A few additional thoughts:
- Ask what changed, but don’t stay there too long. Outages are often caused by a change in state. But typically, if a change in state is known, the change will be reversed and operations will return to normal quickly. I’ve seen troubleshooting devolve into a drawn-out who-done-it before the problem is solved. If you use rational and systematic troubleshooting techniques you will find the problem. Don’t get marred in trying to solve the wrong problem.
- Be wary of your initial judgement.
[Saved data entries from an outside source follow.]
bool extract_features_stream(ochip_ctx *ctx, const uint8_t *images_bgr, uint32_t n_images, int width, int height,
                             uint32_t max_keypoints, bool images_on_device, int host_threads,
                             const std::function<void(uint32_t, uint32_t, extracted_features *)> &on_chunk,
                             std::string *error, extract_timing *timing)
{
    if (timing)
        *timing = extract_timing{};
    if (n_images == 0)
        return true;
    if (width <= 0 || height <= 0)
    {
        std::vector<extracted_features> empty(n_images);
        on_chunk(0, n_images, empty.data());
        return true;
    }
    const int tail_threads = host_threads > 0 ? host_threads : omp_get_max_threads();
    const int max_length_pixels = 1600;
    const double scale = std::min(1.f, float(max_length_pixels) / (float)std::max(width, height));
    const uint32_t host_chunk = 25;
    const uint32_t chunk = std::min(images_on_device ? extract_chunk_size() : host_chunk, n_images);
    const size_t image_bytes = (size_t)width * height * 3;

    uint32_t n_drivers = images_on_device ? 4 : 5;
    if (const char *e = std::getenv("OCHIP_EXTRACT_STREAMS"))
        n_drivers = (uint32_t)std::max(1L, std::min(5L, std::atol(e)));
    const uint32_t n_chunks = (n_images + chunk - 1) / chunk;
    n_drivers = std::min(n_drivers, n_chunks);
    constexpr uint32_t FIRST_SLOT_SIBLING = 21;
    const bool own_class = own_stream_class();
    std::vector<ochip_ctx *> ctxs(n_drivers, ctx);
    for (uint32_t d = own_class ? 0 : 1; d < n_drivers; d++)
        if (ochip_ctx_sibling(ctx, own_class ? FIRST_SLOT_SIBLING + d : d - 1, &ctxs[d]) != OCHIP_OK)
        {
            if (error)
                *error = std::string("ochip_ctx_sibling: ") + ochip_last_error(ctx);
            return false;
        }
    const bool device_tail = !ochip_test_hook("host_tail");
    const double nms_pixel_radius = 8;
    const bool force_host_nms = ochip_test_hook("host_nms");
    extract_slots &slots = slots_of(ctx);
    const extract_slots::order handover = handover_order();
    const auto t_enter = std::chrono::steady_clock::now();
    extract_ticket ticket(slots, n_drivers);
    constexpr int BPS = extract_slots::BUFFERS_PER_SLOT;
    const uint32_t n_bufs = BPS * n_drivers;
    std::vector<chunk_buffers> bufs(n_bufs);
    std::string fail;
    const size_t rows = (size_t)chunk * max_keypoints;
    const size_t o_resp = (rows + chunk) * 88, o_slot = o_resp + rows * 4, o_ns = o_slot + rows * 4, o_conf = o_ns + (size_t)chunk * 4;
    const size_t pad = ((size_t)chunk + 15) / 16 * 16;
    const size_t o_sub = o_conf + pad, o_nsub = o_sub + (size_t)chunk * OCHIP_SUBSET_CAP * 4, o_sconf = o_nsub + (size_t)chunk * 4;
    const size_t want[2] = {device_tail ? o_sconf + pad : rows * 6 * sizeof(float), device_tail ? 0 : rows * 8 * sizeof(uint64_t)};
    auto shape_buffer = [&](ochip_ctx *dctx, extract_slots::buffer &sb, chunk_buffers &b) -> bool {
        const int layout = device_tail ? 0 : 1;
        if (sb.layout != layout || sb.bytes[0] < want[0] || sb.bytes[1] < want[1])
        {
            for (int k = 0; k < 2; k++)
            {
                if (sb.block[k])
                    ochip_host_free(dctx, sb.block[k]);
                sb.block[k] = nullptr;
                sb.bytes[k] = 0;
            }
            sb.layout = -1;
            for (int k = 0; k < 2; k++)
                if (want[k])
                {
                    if (ochip_host_alloc(dctx, want[k], &sb.block[k]) != OCHIP_OK)
                        return false;
                    sb.bytes[k] = want[k];
                }
            sb.layout = layout;
        }
        b = chunk_buffers{};
        if (device_tail)
        {
            b.prepared = (uint8_t *)sb.block[0];
            b.lists.records = b.prepared;
            b.lists.response = (float *)(b.prepared + o_resp);
            b.lists.slot = (uint32_t *)(b.prepared + o_slot);
            b.lists.num_sparse = (uint32_t *)(b.prepared + o_ns);
            b.lists.conflict = b.prepared + o_conf;
            b.lists.subset = (uint32_t *)(b.prepared + o_sub);
            b.lists.num_subset = (uint32_t *)(b.prepared + o_nsub);
            b.lists.subset_conflict = b.prepared + o_sconf;
            b.lists.subset_spacing = 40.0;
        }
        else
        {
            b.kp = (float *)sb.block[0];
            b.desc = (uint64_t *)sb.block[1];
        }
        b.counts.resize(chunk);
        return true;
    };
    double tail_cpu_seconds = 0;
    std::mutex mu;
    std::condition_variable cv;
    std::deque<int> ready;
    uint32_t next_chunk = 0, drivers_done = 0;
    bool started = false;
    std::chrono::steady_clock::time_point t_first_slot = t_enter;
    const bool stagger = stagger_starts();
    const bool trace = ochip_verbose("extract");
    std::vector<uint64_t> progress_at_start(n_drivers, 0);
    std::vector<char> in_first_phase(n_drivers, 0);

    std::vector<double> driver_cpu(n_drivers, 0.0);
    auto driver = [&](uint32_t d) {
        ochip_ctx *dctx = ctxs[d];
        const double cpu0 = thread_cpu_now();
        struct at_exit
        {
            double &out, t0;
            ~at_exit() { out = thread_cpu_now() - t0; }
        } record{driver_cpu[d], cpu0};
        {
            slot_hold hold(slots, ticket.id(), d, handover);
            if (trace)
                fprintf(stderr, "[extract] survey %llu driver %u: slot acquired\n", (unsigned long long)ticket.id(), d);
            {
                std::lock_guard<std::mutex> lk(mu);
                if (!started)
                {
                    started = true;
                    t_first_slot = std::chrono::steady_clock::now();
                }
            }
            if (own_class && ochip_ctx_set_priority(dctx, 0) != OCHIP_OK)
            {
                std::lock_guard<std::mutex> lk(mu);
                if (fail.empty())
                    fail = std::string("ochip_ctx_set_priority: ") + ochip_last_error(dctx);
                ticket.retire();
            }
            for (;;)
            {
                uint32_t c = 0;
                bool go = false;
                {
                    std::unique_lock<std::mutex> lk(mu);
                    if (stagger)
                        while (fail.empty() && next_chunk < n_chunks)
                        {
                            bool other = false;
                            for (uint32_t o = 0; o < n_drivers; o++)
                                if (o != d && in_first_phase[o])
                                {
                                    if (ochip_akaze_progress(ctxs[o]) != progress_at_start[o])
                                        in_first_phase[o] = 0;
                                    else
                                        other = true;
                                }
                            if (!other)
                                break;
                            cv.wait_for(lk, std::chrono::milliseconds(1));
                        }
                    if (fail.empty() && next_chunk < n_chunks)
                    {
                        c = next_chunk++;
                        go = true;
                        if (stagger)
                        {
                            progress_at_start[d] = ochip_akaze_progress(dctx);
                            in_first_phase[d] = 1;
                        }
                    }
                }
                if (!go)
                    break;
                if (c + 1 == n_chunks && handover == extract_slots::order::slot)
                    ticket.retire();
                if (trace)
                    fprintf(stderr, "[extract] survey %llu driver %u: chunk %u of %u\n", (unsigned long long)ticket.id(), d, c, n_chunks);
                const int sb = slots.take_buffer(d);
                const int which = BPS * (int)d + sb;
                chunk_buffers &b = bufs[which];
                int rc = OCHIP_OK;
                if (!shape_buffer(dctx, slots.at(d, sb), b))
                    rc = OCHIP_ENOMEM;
                b.first = c * chunk;
                b.n = std::min(chunk, n_images - b.first);
                int wh[2];
                const uint8_t *src = images_bgr + (size_t)b.first * image_bytes;
                if (rc != OCHIP_OK)
                    ;
                else if (device_tail)
                    rc = images_on_device ? ochip_akaze_features_dev(dctx, src, b.n, width, height, max_keypoints, nms_pixel_radius,
                                                                     b.counts.data(), &b.lists, wh)
                                          : ochip_akaze_features(dctx, src, b.n, width, height, max_keypoints, nms_pixel_radius,
                                                                 b.counts.data(), &b.lists, wh);
                else
                    rc = images_on_device ? ochip_akaze_batch_dev(dctx, src, b.n, width, height, max_keypoints, b.kp, b.desc,
                                                                  b.counts.data(), wh)
                                          : ochip_akaze_batch(dctx, src, b.n, width, height, max_keypoints, b.kp, b.desc,
                                                              b.counts.data(), wh);
                std::unique_lock<std::mutex> lk(mu);
                in_first_phase[d] = 0;
                if (rc != OCHIP_OK)
                {
                    if (fail.empty())
                        fail = std::string("ochip_akaze_batch: ") + ochip_last_error(dctx);
                    if (trace)
                        fprintf(stderr, "[extract] survey %llu driver %u: chunk %u failed (%s)\n", (unsigned long long)ticket.id(), d, c,
                                ochip_last_error(dctx));
                    lk.unlock();
                    cv.notify_all();
                    slots.return_buffer(d, sb);
                    ticket.retire();
                    break;
                }
                ready.push_back(which);
                cv.notify_all();
            }
        }
        if (trace)
            fprintf(stderr, "[extract] survey %llu driver %u: slot released\n", (unsigned long long)ticket.id(), d);
        std::unique_lock<std::mutex> lk(mu);
        drivers_done++;
        cv.notify_all();
    };
    std::vector<std::thread> drivers;
    for (uint32_t d = 0; d < n_drivers; d++)
        drivers.emplace_back(driver, d);
    std::chrono::steady_clock::time_point t_last_final = t_enter;

    for (;;)
    {
        int which;
        {
            std::unique_lock<std::mutex> lk(mu);
            cv.wait(lk, [&] { return !ready.empty() || drivers_done == n_drivers; });
            if (ready.empty())
                break;
            which = ready.front();
            ready.pop_front();
        }
        chunk_buffers &b = bufs[which];
        double cpu = 0;
        std::vector<extracted_features> done(b.n);
#pragma omp parallel for schedule(dynamic, 1) reduction(+ : cpu) num_threads(tail_threads)
        for (uint32_t i = 0; i < b.n; i++)
        {
            const double t0 = omp_get_wtime();
            if (device_tail)
            {
                const bool conflict = b.lists.conflict[i] != 0 || force_host_nms;
                extract_tail_prepared(b.lists.records + (size_t)i * ((size_t)max_keypoints + 1) * 88,
                                      b.lists.response + (size_t)i * max_keypoints, b.lists.slot + (size_t)i * max_keypoints,
                                      b.lists.num_sparse[i], conflict, b.counts[i], scale, done[i]);
                if (!conflict && !b.lists.subset_conflict[i] && b.lists.num_subset[i] <= OCHIP_SUBSET_CAP)
                {
                    const uint32_t *sub = b.lists.subset + (size_t)i * OCHIP_SUBSET_CAP;
                    done[i].coarse_subset.assign(sub, sub + b.lists.num_subset[i]);
                    done[i].coarse_spacing = b.lists.subset_spacing;
                }
            }
            else
                extract_tail(b.kp + (size_t)i * max_keypoints * 6, b.desc + (size_t)i * max_keypoints * 8, b.counts[i], scale,
                             done[i]);
            cpu += omp_get_wtime() - t0;
        }
        tail_cpu_seconds += cpu;
        const uint32_t chunk_first = b.first, chunk_n = b.n;
        slots.return_buffer((uint32_t)(which / BPS), which % BPS);
        t_last_final = std::chrono::steady_clock::now();
        on_chunk(chunk_first, chunk_n, done.data());
    }
    for (auto &t : drivers)
        t.join();
    ticket.retire();
    if (timing)
    {
        timing->wait_seconds = std::chrono::duration<double>(t_first_slot - t_enter).count();
        timing->extract_seconds = std::chrono::duration<double>(std::max(t_last_final, t_first_slot) - t_first_slot).count();
    }
    if (ochip_verbose("extract"))
    {
        fprintf(stderr, "[extract] %u images: host tail %.3f thread-seconds of wall time (%.2f ms per image)\n", n_images,
                tail_cpu_seconds, 1e3 * tail_cpu_seconds / n_images);
        double dc = 0;
        for (double v : driver_cpu)
            dc += v;
        fprintf(stderr, "[extract] CPU seconds of the %u device driver threads (launching and waiting): %.3f\n", n_drivers, dc);
        fprintf(stderr, "[extract] cumulative CPU seconds of the tail: ordering %.3f, NMS %.3f, feature records %.3f, total %.3f; images with tied responses %.0f\n",
                g_tail_prof[0], g_tail_prof[1], g_tail_prof[2], g_tail_prof[3], g_tail_prof[4]);
    }
    if (!fail.empty())
    {
        if (error)
            *error = fail;
        return false;
    }
    return true;
}

}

Just because you had an outage last month that looked similar doesn’t mean this outage is the same scenario. Often, we will form an initial judgement of the situation and cling to it too long — even when data contradicts that judgement.
Tomes can be written on the troubleshooting process. For me, The Undoing Project was a reminder that human reasoning has its limits and that we need tools and processes to keep our brains on track.